Michel traversing into the long-ass bowl. Behind would be our bivy ledge this night

The bowl traverse just started. Easy peasy so far…

Soon enough it’s getting interesting. You gotta love this otherwise turn around

It’s no harder than 3rd class but you gotta find a way to enjoy this…

A fall means death on this entire bowl traverse. You need to be flawless

Do South Goodsir and tell me how much you love loose rocks…

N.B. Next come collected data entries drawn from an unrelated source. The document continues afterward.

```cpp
int dk_launch_attention(const AttnParams& p_in, hipStream_t stream) {
  AttnParams p = p_in;
  if (p.bal_ws == nullptr) p.bal_ws = g_attn_ws;
  DK_REQUIRE(p.D == 128 || p.D == 64, "head_dim must be 64 or 128");
  DK_REQUIRE(p.S > 0 && p.B > 0 && p.H > 0, "empty attention");
  DK_REQUIRE(p.ld % 8 == 0 && p.ldo % 4 == 0, "row strides must keep 16-byte alignment");
  const long blocks5 = (long)p.B * p.H * ((p.S + 255) / 256);
  const bool long5 = p.D == 128 && (p.S >= 2048 || (p.S >= 1024 && blocks5 * 4 >= 3L * dk_device_cu_count()));
  int mode = p.bias != nullptr ? 4 : g_dk_attn_mode < 0 ? (long5 ? 10 : 4) : g_dk_attn_mode;
  if (mode == 10 && !dk_attention5_eligible(p)) mode = 9;
  dk_prof_begin(2, 4.0 * (double)p.B * p.H * (double)p.S * (double)p.S * p.D, stream);
  int rc = 0;
  switch (mode) {
    case 4: rc = dk_launch_attention2(p, 4, stream); break;
    case 9:
      rc = p.D == 128 ? dk_launch_attention4(p, stream) : dk_launch_attention2(p, 4, stream);
      break;
    case 10: rc = dk_launch_attention5(p, stream); break;
    default: DK_REQUIRE(false, "unknown attention variant (4: lean kernel, 9: phase-alternating kernel, 10: one-wave-per-SIMD kernel)");
  }
  dk_prof_end(stream);
  if (rc) return rc;
  DK_CHECK_HIP(hipGetLastError());
  if (p.O8 != nullptr && !((mode == 9 || mode == 10) && p.D == 128)) {
    Mx8Out o8{p.O8, p.O8_scales, p.o8_ld, p.o8_nblk, 0, p.B * p.S, 0, 0};
    return dk_launch_quantize_mx8(p.O, p.ldo, p.B * p.S, 0, p.B * p.S, p.H * p.D, o8, stream);
  }
  return 0;
}
```

### diffusionkit_amd/csrc/attention5.hip

```cpp
#include "dk_kernels.h"

typedef __attribute__((address_space(3))) char a5_lds_char;
typedef unsigned int u32x16 __attribute__((ext_vector_type(16)));
typedef unsigned int u32x8 __attribute__((ext_vector_type(8)));

#define A5_LDS_BYTES 131072

template <bool QFUSE>
__global__ __launch_bounds__(256, 1) void dk_attn5_fwd_kernel(AttnParams p) {
  constexpr int D = 128;
  extern __shared__ __attribute__((aligned(16))) char smem[];
  if ((unsigned)(size_t)(a5_lds_char*)smem != 0u) __builtin_trap();
  const int tid = threadIdx.x, lane = tid & 63;
  const int wave = __builtin_amdgcn_readfirstlane(tid >> 6);
  const int hi = lane >> 5, l31 = lane & 31;
  const int S = p.S;
  const int nq = (S + 255) / 256;
  auto xcd_contiguous = [](int bid, int nwg) {
    const int xcd = bid & 7, q = nwg >> 3, r = nwg & 7;
    return (xcd < r ? xcd * (q + 1) : r * (q + 1) + (xcd - r) * q) + (bid >> 3);
  };
  int t, part = 0, job = -1;
  if ((int)blockIdx.x < p.a5_whole) {
    t = xcd_contiguous(blockIdx.x, p.a5_whole);
  } else {
    job = xcd_contiguous(blockIdx.x - p.a5_whole, gridDim.x - p.a5_whole);
    t = p.a5_whole + job / p.a5_split;
    part = job % p.a5_split;
  }
  const unsigned row_bytes = (unsigned)p.ld * 2u;
  const int qblock = t % nq, head = (t / nq) % p.H, b = t / (nq * p.H);
  const int q0 = qblock * 256 + wave * 64;
  const int ng = S / 256, nparts = job < 0 ? 1 : p.a5_split;
  const int g_lo = (part * ng) / nparts, g_hi = ((part + 1) * ng) / nparts;
  const int tile0 = 4 * g_lo, nt = 4 * (g_hi - g_lo);

  const bf16_t* Qb = p.Q + (size_t)b * S * p.ld + head * D;
  const char* Kb = (const char*)(p.K + ((size_t)b * S + (size_t)tile0 * 64) * p.ld + head * D);
  const char* Vb = (const char*)(p.V + ((size_t)b * S + (size_t)tile0 * 64) * p.ld + head * D);

  u32x8 kaddr;
  const unsigned kr_base = (unsigned)(l31 * 256 + ((hi ^ (l31 & 15)) << 4));
#pragma unroll
  for (int kk = 0; kk < 8; ++kk) kaddr[kk] = kr_base ^ (unsigned)(kk << 5);
  const int x16 = (lane >> 4) & 1, p16 = lane & 15;
  u32x2 vaddr;
#pragma unroll
  for (int par = 0; par < 2; ++par) vaddr[par] = (unsigned)(65536 + x16 * 2048 + ((4 * (hi ^ x16) + (p16 >> 2)) ^ (2 * par + x16)) * 32 + (p16 & 3) * 8);
  u32x4 dk, dv;
#pragma unroll
  for (int i = 0; i < 4; ++i) {
    const int pi = 4 * wave + i;
    const int row = 4 * pi + (lane >> 4);
    dk[i] = (unsigned)row * row_bytes + (unsigned)(((lane & 15) ^ (row & 15)) << 4);
    const int dg = pi >> 1, hf = pi & 1;
    const int kl = (hf * 32 + (lane >> 1)) ^ (((dg & 1) << 2) | (dg & 3));
    dv[i] = (unsigned)kl * row_bytes + (unsigned)((2 * dg + (lane & 1)) << 4);
  }
  const u32x4 rK = {(unsigned)(size_t)Kb, (unsigned)((size_t)Kb >> 32) & 0xffffu, 0xffffffffu, 0x00020000u};
  const u32x4 rV = {(unsigned)(size_t)Vb, (unsigned)((size_t)Vb >> 32) & 0xffffu, 0xffffffffu, 0x00020000u};
  asm volatile(
#include "attention5_dma.inc"
      :
      : [tileb] "s"(64 * (int)row_bytes), [dbase] "s"(wave * 4096), "{v[248:251]}"(dk), "{v[252:255]}"(dv), "{s[40:43]}"(rK), "{s[44:47]}"(rV)
      : "s48", "s49", "s50", "s55", "m0", "scc", "memory");

  u32x16 qv[4];
#pragma unroll
  for (int qb = 0; qb < 2; ++qb) {
    bf16x8 qf[D / 16];
    const int qrow = min(q0 + qb * 32 + l31, S - 1);
    const bf16_t* qp = Qb + (size_t)qrow * p.ld + hi * 8;
#pragma unroll
    for (int kk = 0; kk < D / 16; ++kk) qf[kk] = *(const bf16x8*)(qp + kk * 16);
    if (QFUSE) {
      bf16x8 wv[D / 16];
      f32x4 t0[D / 16], t1[D / 16];
      if (p.qn_a != nullptr) {
        const bf16_t* w = (qrow < p.qn_split ? p.qn_a : p.qn_b) + hi * 8;
#pragma unroll
        for (int kk = 0; kk < D / 16; ++kk) wv[kk] = *(const bf16x8*)(w + kk * 16);
      }
      if (p.q_rope != nullptr) {
        const float* tab = p.q_rope + ((size_t)qrow * (D / 2) + hi * 4) * 2;
#pragma unroll
        for (int kk = 0; kk < D / 16; ++kk) t0[kk] = *(const f32x4*)(tab + kk * 16), t1[kk] = *(const f32x4*)(tab + kk * 16 + 4);
      }
      float v[D / 16][8];
#pragma unroll
      for (int kk = 0; kk < D / 16; ++kk)
#pragma unroll
        for (int e = 0; e < 8; ++e) v[kk][e] = (float)qf[kk][e];
      if (p.qn_a != nullptr) {
        float ss = 0.f;
#pragma unroll
        for (int kk = 0; kk < D / 16; ++kk)
#pragma unroll
          for (int e = 0; e < 8; ++e) ss += v[kk][e] * v[kk][e];
        ss += __shfl_xor(ss, 32, 64);
        const float r = rsqrtf(ss / (float)D + p.qn_eps);
#pragma unroll
        for (int kk = 0; kk < D / 16; ++kk)
#pragma unroll
          for (int e = 0; e < 8; ++e) v[kk][e] = round_bf16(v[kk][e] * r * (float)wv[kk][e]);
      }
      if (p.q_rope != nullptr) {
#pragma unroll
        for (int kk = 0; kk < D / 16; ++kk) {
          const float cs[8] = {t0[kk][0], t0[kk][1], t0[kk][2], t0[kk][3], t1[kk][0], t1[kk][1], t1[kk][2], t1[kk][3]};
#pragma unroll
          for (int i = 0; i < 4; ++i) {
            const float c = cs[2 * i], sn = cs[2 * i + 1], xe = v[kk][2 * i], xo = v[kk][2 * i + 1];
            v[kk][2 * i] = c * xe - sn * xo;
            v[kk][2 * i + 1] = sn * xe + c * xo;
          }
        }
      }
#pragma unroll
      for (int kk = 0; kk < D / 16; ++kk)
#pragma unroll
        for (int e = 0; e < 8; ++e) qf[kk][e] = (__bf16)v[kk][e];
    }
#pragma unroll
    for (int kk = 0; kk < D / 16; ++kk) {
      const u32x4 w4 = __builtin_bit_cast(u32x4, qf[kk]);
#pragma unroll
      for (int r = 0; r < 4; ++r) qv[(qb * 8 + kk) >> 2][((qb * 8 + kk) & 3) * 4 + r] = w4[r];
    }
  }

  const int scale_bits = __float_as_int(p.scale);

  f32x16 o[2][4];
  u32x2 lsum, mcv;
  asm volatile(
#include "attention5_asm.inc"
      : "={v[0:15]}"(o[0][0]), "={v[16:31]}"(o[0][1]), "={v[32:47]}"(o[0][2]), "={v[48:63]}"(o[0][3]), "={v[64:79]}"(o[1][0]), "={v[80:95]}"(o[1][1]),
        "={v[96:111]}"(o[1][2]), "={v[112:127]}"(o[1][3]), "={v[226:227]}"(lsum), "={v[224:225]}"(mcv), "+{v[128:143]}"(qv[0]), "+{v[144:159]}"(qv[1]), "+{v[160:175]}"(qv[2]),
        "+{v[176:191]}"(qv[3])
      : [koff] "s"(64 * (int)row_bytes), [voff] "s"(0), [tileb] "s"(64 * (int)row_bytes), [scale] "s"(scale_bits), [ntrip] "s"((nt - 8) / 4), [dbase] "s"(wave * 4096), "{v[238:245]}"(kaddr),
        "{v[246:247]}"(vaddr), "{v[248:251]}"(dk), "{v[252:255]}"(dv), "{s[40:43]}"(rK), "{s[44:47]}"(rV)
      :
#include "attention5_clobbers.inc"
  );

  int lane_t;
  asm volatile("v_mbcnt_lo_u32_b32 %0, -1, 0\n\tv_mbcnt_hi_u32_b32 %0, -1, %0" : "=v"(lane_t));
  {
    const int lane = lane_t, hi = lane >> 5, l31 = lane & 31;
#pragma unroll
  for (int qb = 0; qb < 2; ++qb) {
    const float l_run = __uint_as_float(lsum[qb]);
    const float inv = 1.0f / (l_run + __shfl_xor(l_run, 32, 64));
    const int q = q0 + qb * 32 + l31;
    if (p.O8 != nullptr) {
      const size_t orow = (size_t)b * S + min(q, S - 1);
#pragma unroll
      for (int dt = 0; dt < D / 32; ++dt) {
        float v[16], amax = 0.f;
#pragma unroll
        for (int e = 0; e < 16; ++e) {
          v[e] = round_bf16(o[qb][dt][e] * inv);
          amax = fmaxf(amax, fabsf(v[e]));
        }
        amax = fmaxf(amax, __shfl_xor(amax, 32, 64));
        const float ts = amax * (1.0f / 448.0f);
        unsigned e8 = (__float_as_uint(ts) + 0x7FFFFFu) >> 23;
        e8 = e8 < 1u ? 1u : (e8 > 254u ? 254u : e8);
        const float sc = __uint_as_float((254u - e8) << 23);
        if (q < S) {
          unsigned char* orow8 = p.O8 + orow * (size_t)p.o8_ld + head * D + dt * 32 + 4 * hi;
#pragma unroll
          for (int g4 = 0; g4 < 4; ++g4) {
            int w = 0;
            w = __builtin_amdgcn_cvt_pk_fp8_f32(v[4 * g4 + 0] * sc, v[4 * g4 + 1] * sc, w, false);
            w = __builtin_amdgcn_cvt_pk_fp8_f32(v[4 * g4 + 2] * sc, v[4 * g4 + 3] * sc, w, true);
            *(int*)(orow8 + 8 * g4) = w;
          }
          if (hi == 0) p.O8_scales[dk_mx_scale_index((unsigned)orow, (unsigned)(head * (D / 32) + dt), (unsigned)p.o8_nblk)] = (unsigned char)e8;
        }
      }
    }
  }
  if (p.O8 == nullptr) {
    a5_lds_char* const lds = (a5_lds_char*)0;
    const unsigned img = (unsigned)wave * 16384u;
#pragma unroll
    for (int qb = 0; qb < 2; ++qb) {
      const float l_run = __uint_as_float(lsum[qb]);
      const float inv = 1.0f / (l_run + __shfl_xor(l_run, 32, 64));
      const int r = qb * 32 + l31;
#pragma unroll
      for (int dt = 0; dt < D / 32; ++dt)
#pragma unroll
        for (int g4 = 0; g4 < 4; ++g4) {
          u32x2 w;
          w[0] = pack2bf(o[qb][dt][4 * g4 + 0] * inv, o[qb][dt][4 * g4 + 1] * inv);
          w[1] = pack2bf(o[qb][dt][4 * g4 + 2] * inv, o[qb][dt][4 * g4 + 3] * inv);
          *(__attribute__((address_space(3))) u32x2*)(lds + img + r * 256 + (((dt * 4 + g4) ^ (r & 15)) << 4) + hi * 8) = w;
        }
    }
    const int njobs = (int)gridDim.x - p.a5_whole;
    bf16_t* const ob = job < 0 ? p.O + ((size_t)b * S + q0) * p.ldo + head * D : (bf16_t*)p.a5_ws + ((size_t)job * 256 + wave * 64) * D;
    const size_t ldo = job < 0 ? (size_t)p.ldo : (size_t)D;
#pragma unroll
    for (int i = 0; i < 16; ++i) {
      const int r = 4 * i + (lane >> 4), pos = lane & 15;
      const u32x4 v = *(const __attribute__((address_space(3))) u32x4*)(lds + img + r * 256 + (pos << 4));
      if (q0 + r < S) *(u32x4*)(ob + (size_t)r * ldo + ((pos ^ (r & 15)) << 3)) = v;
    }
    if (job >= 0) {
      float* st = (float*)((char*)p.a5_ws + (size_t)njobs * 65536) + ((size_t)job * 256 + wave * 64) * 2;
#pragma unroll
      for (int qb = 0; qb < 2; ++qb) {
        const float l_run = __uint_as_float(lsum[qb]);
        const float l_row = l_run + __shfl_xor(l_run, 32, 64);
        if (hi == 0) *(f32x2*)(st + (qb * 32 + l31) * 2) = f32x2{__uint_as_float(mcv[qb]), l_row};
      }
    }
  }
  }
}
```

This lengthy traverse across the bowl gradually dumped us onto a left (west) branch of SW Ridge and for a short while the exposure had eased a bit, but only for a short while. A steep buttress in front forced us to traverse diagonally climber’s left hoping to find a line working around. On the descent we found an easier way but on ascent we took a roundabout line zig-zagging back and forth, but we did manage to keep the ascent in the realm of “3rd-4th class” up until this point, but soon the first crux would arrive… Just as we topped out on the higher branch of SW Ridge proper a series of jagged towers erected in front with no obvious way to bypass. A large cairn indicated we were indeed on route and that’s also confirmed by Ben’s GPS track. I felt it’s hard to believe we actually had to climb up and over those towers as both sides’ exposure was unreal. The rocks were still beyond legendary and the width was no more than two feet. The scrambling was 4th class sustained with a few low-5th steps. Needless to say we both gave 120% concentration and meanwhile, moved at a snail’s pace. Although mentally taxing we cleared this part without a problem. The next stretch was still ultra exposed but at least the scrambling difficulty had slightly downgraded.

After the bowl traverse this is a look at what this peak gradually offers us…

A brief “break” along this western branch of SW Ridge. Still loose as hell though

Finding a way around and up a buttress. This is shit as you can see

A wider view with North Tower behind. Michel is fighting his way up

Around a corner now we were back onto the SW Ridge proper

Looking ahead. It’s only getting harder and harder…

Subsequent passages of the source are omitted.